- **Assignment**
Give back only the lines in the records below from the one with "float trow[3];" to the one with "if (__builtin_amdgcn_inverse_ballot_w64(unsure_m)) c", both inclusive, word for word.

- **Provided records**
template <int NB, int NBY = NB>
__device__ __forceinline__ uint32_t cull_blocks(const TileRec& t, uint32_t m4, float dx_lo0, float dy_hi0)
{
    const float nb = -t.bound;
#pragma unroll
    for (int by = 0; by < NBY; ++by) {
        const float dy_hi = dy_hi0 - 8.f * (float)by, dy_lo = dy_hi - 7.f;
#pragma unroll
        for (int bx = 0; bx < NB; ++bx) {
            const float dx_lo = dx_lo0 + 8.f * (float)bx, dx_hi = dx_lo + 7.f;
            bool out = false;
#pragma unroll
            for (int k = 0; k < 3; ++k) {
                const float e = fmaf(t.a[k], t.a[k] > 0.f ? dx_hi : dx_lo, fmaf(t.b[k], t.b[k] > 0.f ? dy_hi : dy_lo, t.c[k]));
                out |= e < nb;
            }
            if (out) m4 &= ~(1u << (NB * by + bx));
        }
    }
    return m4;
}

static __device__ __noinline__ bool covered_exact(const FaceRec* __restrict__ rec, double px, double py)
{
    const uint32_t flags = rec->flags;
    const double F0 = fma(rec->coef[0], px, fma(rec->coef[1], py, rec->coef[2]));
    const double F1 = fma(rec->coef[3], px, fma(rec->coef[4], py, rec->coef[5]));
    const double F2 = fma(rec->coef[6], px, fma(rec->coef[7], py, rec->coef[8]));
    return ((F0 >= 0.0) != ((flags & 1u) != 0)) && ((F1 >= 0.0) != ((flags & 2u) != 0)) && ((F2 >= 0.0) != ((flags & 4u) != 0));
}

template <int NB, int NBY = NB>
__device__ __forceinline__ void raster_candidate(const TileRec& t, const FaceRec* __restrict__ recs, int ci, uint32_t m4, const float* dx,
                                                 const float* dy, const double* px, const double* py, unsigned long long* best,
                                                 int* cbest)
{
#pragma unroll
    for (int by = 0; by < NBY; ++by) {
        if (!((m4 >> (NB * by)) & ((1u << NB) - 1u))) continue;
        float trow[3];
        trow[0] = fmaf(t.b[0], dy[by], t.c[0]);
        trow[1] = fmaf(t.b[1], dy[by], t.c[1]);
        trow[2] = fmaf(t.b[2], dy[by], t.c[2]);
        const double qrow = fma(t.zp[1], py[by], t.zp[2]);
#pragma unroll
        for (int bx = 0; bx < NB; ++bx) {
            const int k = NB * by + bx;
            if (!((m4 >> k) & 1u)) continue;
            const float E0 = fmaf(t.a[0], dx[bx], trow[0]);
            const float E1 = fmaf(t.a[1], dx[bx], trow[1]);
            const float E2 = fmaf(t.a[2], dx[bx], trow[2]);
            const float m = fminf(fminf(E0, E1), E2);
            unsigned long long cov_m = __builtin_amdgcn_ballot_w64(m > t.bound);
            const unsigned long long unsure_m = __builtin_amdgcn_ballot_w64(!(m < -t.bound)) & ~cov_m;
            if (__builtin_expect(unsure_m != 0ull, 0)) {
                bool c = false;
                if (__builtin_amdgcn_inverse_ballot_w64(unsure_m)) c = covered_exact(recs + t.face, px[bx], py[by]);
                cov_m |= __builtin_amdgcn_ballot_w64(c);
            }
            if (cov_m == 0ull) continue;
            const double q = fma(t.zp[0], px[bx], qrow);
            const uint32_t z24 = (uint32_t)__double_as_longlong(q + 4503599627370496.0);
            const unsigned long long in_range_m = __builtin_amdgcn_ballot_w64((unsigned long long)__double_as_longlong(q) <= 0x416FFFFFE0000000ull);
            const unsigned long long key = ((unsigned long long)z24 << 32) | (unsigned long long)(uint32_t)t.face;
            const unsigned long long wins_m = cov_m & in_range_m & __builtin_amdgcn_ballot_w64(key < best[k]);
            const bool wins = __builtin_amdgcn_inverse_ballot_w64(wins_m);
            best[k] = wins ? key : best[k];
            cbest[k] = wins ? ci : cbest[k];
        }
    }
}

- **Result below**
        float trow[3];
        trow[0] = fmaf(t.b[0], dy[by], t.c[0]);
        trow[1] = fmaf(t.b[1], dy[by], t.c[1]);
        trow[2] = fmaf(t.b[2], dy[by], t.c[2]);
        const double qrow = fma(t.zp[1], py[by], t.zp[2]);
#pragma unroll
        for (int bx = 0; bx < NB; ++bx) {
            const int k = NB * by + bx;
            if (!((m4 >> k) & 1u)) continue;
            const float E0 = fmaf(t.a[0], dx[bx], trow[0]);
            const float E1 = fmaf(t.a[1], dx[bx], trow[1]);
            const float E2 = fmaf(t.a[2], dx[bx], trow[2]);
            const float m = fminf(fminf(E0, E1), E2);
            unsigned long long cov_m = __builtin_amdgcn_ballot_w64(m > t.bound);
            const unsigned long long unsure_m = __builtin_amdgcn_ballot_w64(!(m < -t.bound)) & ~cov_m;
            if (__builtin_expect(unsure_m != 0ull, 0)) {
                bool c = false;
                if (__builtin_amdgcn_inverse_ballot_w64(unsure_m)) c = covered_exact(recs + t.face, px[bx], py[by]);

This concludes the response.